Task item = From the data below, retype exactly the lines starting with the one that contains "WAITN = -1>" and ending with the one that contains "const float v = pass(task, 0.f, false);", both included.

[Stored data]
____

@@ -179,7 +194,7 @@
   const int n_x = PRO == PRO_GRMSG ? 0 : s_rows * PPR;
   constexpr int APR = GRMS ? 2 * PPR : PPR;
   const int n_a = AUX ? s_rows * APR : 0;
-  const int n_pc = n_x + n_a + (first ? GB * PPR : 0);
+  const int n_pc = n_x + n_a + ((first && !GBOWN) ? GB * PPR : 0);
   const bf16_t* s_X = reinterpret_cast<const bf16_t*>(a.X) + (size_t)s_row0 * a.ldx;
   const bf16_t* XA = AUX ? reinterpret_cast<const bf16_t*>(a.aux) + (size_t)s_row0 * a.ld_aux * (GRMS ? 2 : 1)
                          : nullptr;
@@ -200,6 +215,46 @@
       dma_piece(src + p * 512 + lane * 8, (which ? L.bet : L.gam) + p * 512);
     }
   }
+  if constexpr (GBOWN) {
+    if (first) {
+#pragma unroll
+      for (int q = wave; q < GB * PPR; q += NWV) {
+        const int which = q / PPR, p = q - which * PPR;
+        const bf16_t* src = reinterpret_cast<const bf16_t*>(which ? a.ln_b : a.ln_w);
+        dma_piece(src + p * 512 + lane * 8, (which ? L.bet : L.gam) + p * 512);
+      }
+    }
+  }
+}
+
+#ifndef ZMI_LN_SPLIT_WAIT
+#define ZMI_LN_SPLIT_WAIT 1
+#endif
+#ifndef ZMI_LN_SPLIT_FUSED
+#define ZMI_LN_SPLIT_FUSED 0
+#endif
+template <int K, int PRO, int NWV, int NTW>
+constexpr int ln_split_wait() {
+  constexpr int n_gb = 2 * (K / 512);
+  return (ZMI_LN_SPLIT_WAIT && NTW && (PRO == PRO_LN || PRO == PRO_ADDLN) && n_gb % NWV == 0) ? n_gb / NWV : 0;
+}
+template <int WAITN>
+__device__ __forceinline__ void pass_barrier() {
+  if constexpr (WAITN >= 0) {
+    asm volatile("s_waitcnt lgkmcnt(0)" ::: "memory");
+    __builtin_amdgcn_s_barrier();
+    asm volatile("" ::: "memory");
+  } else {
+    __syncthreads();
+  }
+}
+template <int WAITN>
+__device__ __forceinline__ void wait_gamma_beta() {
+  if constexpr (WAITN >= 0) {
+    __builtin_amdgcn_sched_barrier(0);
+    asm volatile("s_waitcnt vmcnt(%0)" ::"n"(WAITN) : "memory");
+    __builtin_amdgcn_sched_barrier(0);
+  }
 }
 
 template <int EPI, int RT>
@@ -223,6 +278,22 @@
     q_kvr = a.row_kv[row0 + (lane >> 2)];
   }
 }
+
+template <int RT>
+struct UniformPositions {
+  int pos[RT], kvr[RT];
+  __device__ __forceinline__ void load(const ZmiGemvArgs& a, int rows, int row0) {
+    typedef const __attribute__((address_space(4))) int* uniform_int_p;
+    const uniform_int_p rp = (uniform_int_p)(a.row_pos + row0), rk = (uniform_int_p)(a.row_kv + row0);
+#pragma unroll
+    for (int r = 0; r < RT; ++r) pos[r] = rp[min(r, rows - 1)], kvr[r] = rk[min(r, rows - 1)];
+  }
+  __device__ __forceinline__ void pick(int lane, int rows, int& q_pos, int& q_kvr) const {
+#pragma unroll
+    for (int r = 0; r < RT; ++r)
+      if (r < rows && (lane >> 2) == r) q_pos = pos[r], q_kvr = kvr[r];
+  }
+};
 
 template <int K, int NWV>
 __device__ __forceinline__ unsigned gather_attention_rows(const ZmiGemvArgs& a, const QkvFuse& fz, bf16_t* xs, int* qpos,
@@ -297,7 +368,7 @@
   return act_rows;
 }
 
-template <int K, int RT, int NWV, bool ADD>
+template <int K, int RT, int NWV, bool ADD, int WAITN = -1>
 __device__ __forceinline__ void ln_statistics(const ZmiGemvArgs& a, const View<K>& L, int rows, int wave, int lane) {
   constexpr int XROW = Img<K>::XROW, NQ = ln_parts(K), CPQ = ln_chunks(K);
   float* part = L.red;
@@ -320,7 +391,7 @@
     const float v = pass(task, 0.f, false);
     if (lane == 0) part[task] = v;
   }
-  __syncthreads();
+  pass_barrier<WAITN>();
 #if defined(ZMI_LN_STAMP) && ZMI_LN_STAMP == 1
   ZMI_GSTAMP(7);
 #endif
@@ -329,16 +400,76 @@
     const float v = pass(task, mean, true);
     if (lane == 0) part[RT * NQ + task] = v;
   }
+  wait_gamma_beta<WAITN>();
   __syncthreads();
 #if defined(ZMI_LN_STAMP) && ZMI_LN_STAMP == 2
   ZMI_GSTAMP(7);
 #endif
 }
 
-template <int K, int RT, int NWV>
+#ifndef ZMI_LN_HOLD
+#define ZMI_LN_HOLD 0
+#endif
+#ifndef ZMI_STAGE_FIRST
+#define ZMI_STAGE_FIRST 2
+#endif
+template <int K, int RT, int NWV, bool ADD, int WAITN>
+__device__ __forceinline__ void prologue_ln_held(const ZmiGemvArgs& a, const View<K>& L, int rows, int row0, bool wres,
+                                                 int wave, int lane) {
+  constexpr int XROW = Img<K>::XROW, NQ = ln_parts(K);
+  static_assert(ln_chunks(K) == 1, "one chunk per lane");
+  float* part = L.red;
+  const int task = wave, r = task / NQ, q = task - r * NQ;
+  const bool has = task < rows * NQ;
+  const int off = ln_chunk_off(K, q, lane, 0);
+  uint4 xv = {0u, 0u, 0u, 0u}, av = {0u, 0u, 0u, 0u};
+  if (has) {
+    xv = ld_chunk(L.xs + r * XROW + off);
+    if constexpr (ADD) av = ld_chunk(L.xa + r * XROW + off);
+  }
+  auto pass = [&](float mean, bool sq) {
+    float t = 0.f;
+    if constexpr (ADD)
+      t += addln_chunk_sum(xv, av, mean, sq);
+    else
+      t += ln_chunk_sum(xv, mean, sq);
+    return wave_sum(t);
+  };
+  if (has) {
+    const float v = pass(0.f, false);
+    if (lane == 0) part[task] = v;
+  }
+  pass_barrier<WAITN>();
+  float mean = 0.f;
+  if (has) {
+    mean = ln_combine<NQ>(part + r * NQ) / (float)K;
+    const float v = pass(mean, true);
+    if (lane == 0) part[RT * NQ + task] = v;
+  }
+  wait_gamma_beta<WAITN>();
+  __syncthreads();
+  if (has) {
+    const float rstd = 1.0f / sqrtf(ln_combine<NQ>(part + RT * NQ + r * NQ) / (float)K + a.eps);
+    bf16_t* xp = L.xs + r * XROW + off;
+    if constexpr (ADD) {
+      const AddLnChunk o = addln_apply(xv, av, ld_chunk(L.gam + off), ld_chunk(L.bet + off), mean, rstd);
+      st_chunk(xp, o.y);
+      if (wres) st_chunk(reinterpret_cast<bf16_t*>(a.res_out) + (size_t)(row0 + r) * a.ld_aux + off, o.s);
+    } else {
+      const float nbias = -mean * rstd;
+      st_chunk(xp, ln_apply(xv, ld_chunk(L.gam + off), ld_chunk(L.bet + off), rstd, nbias));
+    }
+  }
+  __syncthreads();
+}
+
+template <int K, int RT, int NWV, int WAITN = -1, bool HOLD = false>
 __device__ __forceinline__ void prologue_layernorm(const ZmiGemvArgs& a, const View<K>& L, int rows, int wave, int lane) {
   constexpr int XROW = Img<K>::XROW, NQ = ln_parts(K), CPQ = ln_chunks(K);
-  ln_statistics<K, RT, NWV, false>(a, L, rows, wave, lane);
+  if constexpr (HOLD && CPQ == 1) {
+    if (rows * NQ <= NWV) return prologue_ln_held<K, RT, NWV, false, WAITN>(a, L, rows, 0, false, wave, lane);
+  }
+  ln_statistics<K, RT, NWV, false, WAITN>(a, L, rows, wave, lane);
   for (int task = wave; task < rows * NQ; task += NWV) {
     const int r = task / NQ, q = task - r * NQ;
     const float mean = ln_combine<NQ>(L.red + r * NQ) / (float)K;
@@ -353,11 +484,14 @@
   __syncthreads();
 }
 
-template <int K, int RT, int NWV>
+template <int K, int RT, int NWV, int WAITN = -1, bool HOLD = false>
 __device__ __forceinline__ void prologue_add_layernorm(const ZmiGemvArgs& a, const View<K>& L, int rows,
                                                        int row0, bool wres, int wave, int lane) {
   constexpr int XROW = Img<K>::XROW, NQ = ln_parts(K), CPQ = ln_chunks(K);
-  ln_statistics<K, RT, NWV, true>(a, L, rows, wave, lane);
+  if constexpr (HOLD && CPQ == 1) {
+    if (rows * NQ <= NWV) return prologue_ln_held<K, RT, NWV, true, WAITN>(a, L, rows, row0, wres, wave, lane);
+  }
+  ln_statistics<K, RT, NWV, true, WAITN>(a, L, rows, wave, lane);
   for (int task = wave; task < rows * NQ; task += NWV) {
     const int r = task / NQ, q = task - r * NQ;
     const float mean = ln_combine<NQ>(L.red + r * NQ) / (float)K;
@@ -467,6 +601,7 @@
   const auto [cb, rg] = block_pos(b, n_rt, rpw);
   if (cb >= n_cb) return;
   ZMI_GSTAMP(0);
+  ZMI_GWHERE();
   int rt = rg * rpw;
   const int rt_end = min(n_rt, rt + rpw);
   int row0 = rt * RT;
@@ -487,11 +622,26 @@
   int q_pos = -1, q_kvr = 0;
   unsigned act_rows = ~0u;
 
-  if (FUSE != 3) stage_rows<K, PRO, NWV>(a, L, wave, lane, true, row0, rows);
-  stage_epilogue_operands<EPI, RT>(a, ew, lane, rows, row0, col0, res_pre, q_pos, q_kvr);
+  constexpr int GBW = (FUSE == 3 || (FUSE != 0 && !ZMI_LN_SPLIT_FUSED) || F8 || EPI == ZMI_EPI_RESIDUAL)
+                          ? 0
+                          : ln_split_wait<K, PRO, NWV, NTW>();
+  static_assert(NWL + GBW < 64, "vmcnt is a 6-bit count");
   uint2 wexp = {0u, 0u};
-  if constexpr (F8) {
-    if (ew) wexp = *reinterpret_cast<const uint2*>(reinterpret_cast<const char*>(a.w_exp) + col0);
+  if constexpr (GBW > 0) {
+    ZMI_WAIT_VM(0);
+#pragma unroll
+    for (int i = 0; i < NE; ++i) res_pre[i] = 0;
+    stage_rows<K, PRO, NWV, true>(a, L, wave, lane, true, row0, rows);
+    if constexpr (ZMI_STAGE_FIRST == 2 || (ZMI_STAGE_FIRST == 1 && FUSE == 1)) {
+      __builtin_amdgcn_sched_barrier(0);
+      __builtin_amdgcn_s_barrier();
+    }
+  } else {
+    if (FUSE != 3) stage_rows<K, PRO, NWV>(a, L, wave, lane, true, row0, rows);
+    stage_epilogue_operands<EPI, RT>(a, ew, lane, rows, row0, col0, res_pre, q_pos, q_kvr);
+    if constexpr (F8) {
+      if (ew) wexp = *reinterpret_cast<const uint2*>(reinterpret_cast<const char*>(a.w_exp) + col0);
+    }
   }
   __builtin_amdgcn_sched_barrier(0);
   u32x4_t wf[NWL];
@@ -499,7 +649,25 @@
                                     lane, wf);
   __builtin_amdgcn_sched_barrier(0);
   ZMI_GSTAMP(1);
-  asm volatile("s_waitcnt vmcnt(%0)" ::"n"(NWL) : "memory");
+  if constexpr (GBW > 0) {
+    UniformPositions<EPI == ZMI_EPI_QKV ? RT : 1> up;
+    if constexpr (EPI == ZMI_EPI_QKV) {
+      if (ew) up.load(a, rows, row0);
+      __builtin_amdgcn_sched_barrier(0);
+    }
+    ZMI_WAIT_VM(NWL + GBW);
+    __builtin_amdgcn_sched_barrier(0);
+#if defined(ZMI_LN_STAMP) && ZMI_LN_STAMP == 3
+    ZMI_GSTAMP(7);
+#endif
+    if constexpr (ZMI_LN_SPLIT_WAIT == 2) asm volatile("s_waitcnt vmcnt(%0)" ::"n"(NWL) : "memory");
+    if constexpr (EPI == ZMI_EPI_QKV) {
+      __builtin_amdgcn_sched_barrier(0);
+      if (ew) up.pick(lane, rows, q_pos, q_kvr);
+    }
+  } else {
+    asm volatile("s_waitcnt vmcnt(%0)" ::"n"(NWL) : "memory");
+  }
   if constexpr (F8) {
     wexp.x = __builtin_amdgcn_readfirstlane(wexp.x);
     wexp.y = __builtin_amdgcn_readfirstlane(wexp.y);
@@ -516,9 +684,11 @@
     __builtin_amdgcn_s_barrier();
     __builtin_amdgcn_sched_barrier(0);
     ZMI_GSTAMP(2);
-    if constexpr (PRO == PRO_LN) prologue_layernorm<K, RT, NWV>(a, L, rows, wave, lane);
+    constexpr int LNW = (GBW > 0 && ZMI_LN_SPLIT_WAIT == 1) ? NWL : -1;
+    constexpr bool HOLD = ZMI_LN_HOLD && FUSE == 1;
+    if constexpr (PRO == PRO_LN) prologue_layernorm<K, RT, NWV, LNW, HOLD>(a, L, rows, wave, lane);
     if constexpr (PRO == PRO_ADDLN)
-      prologue_add_layernorm<K, RT, NWV>(a, L, rows, row0, a.res_out != nullptr && cb == 0, wave, lane);
+      prologue_add_layernorm<K, RT, NWV, LNW, HOLD>(a, L, rows, row0, a.res_out != nullptr && cb == 0, wave, lane);
     if constexpr (PRO == PRO_GRMS || PRO == PRO_GRMSG) prologue_gated_rmsnorm<K, RT, NWV, PRO>(a, L, rows, wave, lane);
     ZMI_GSTAMP(3);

____

Your solution =
+template <int K, int RT, int NWV, bool ADD, int WAITN = -1>
 __device__ __forceinline__ void ln_statistics(const ZmiGemvArgs& a, const View<K>& L, int rows, int wave, int lane) {
   constexpr int XROW = Img<K>::XROW, NQ = ln_parts(K), CPQ = ln_chunks(K);
   float* part = L.red;
@@ -320,7 +391,7 @@
     const float v = pass(task, 0.f, false);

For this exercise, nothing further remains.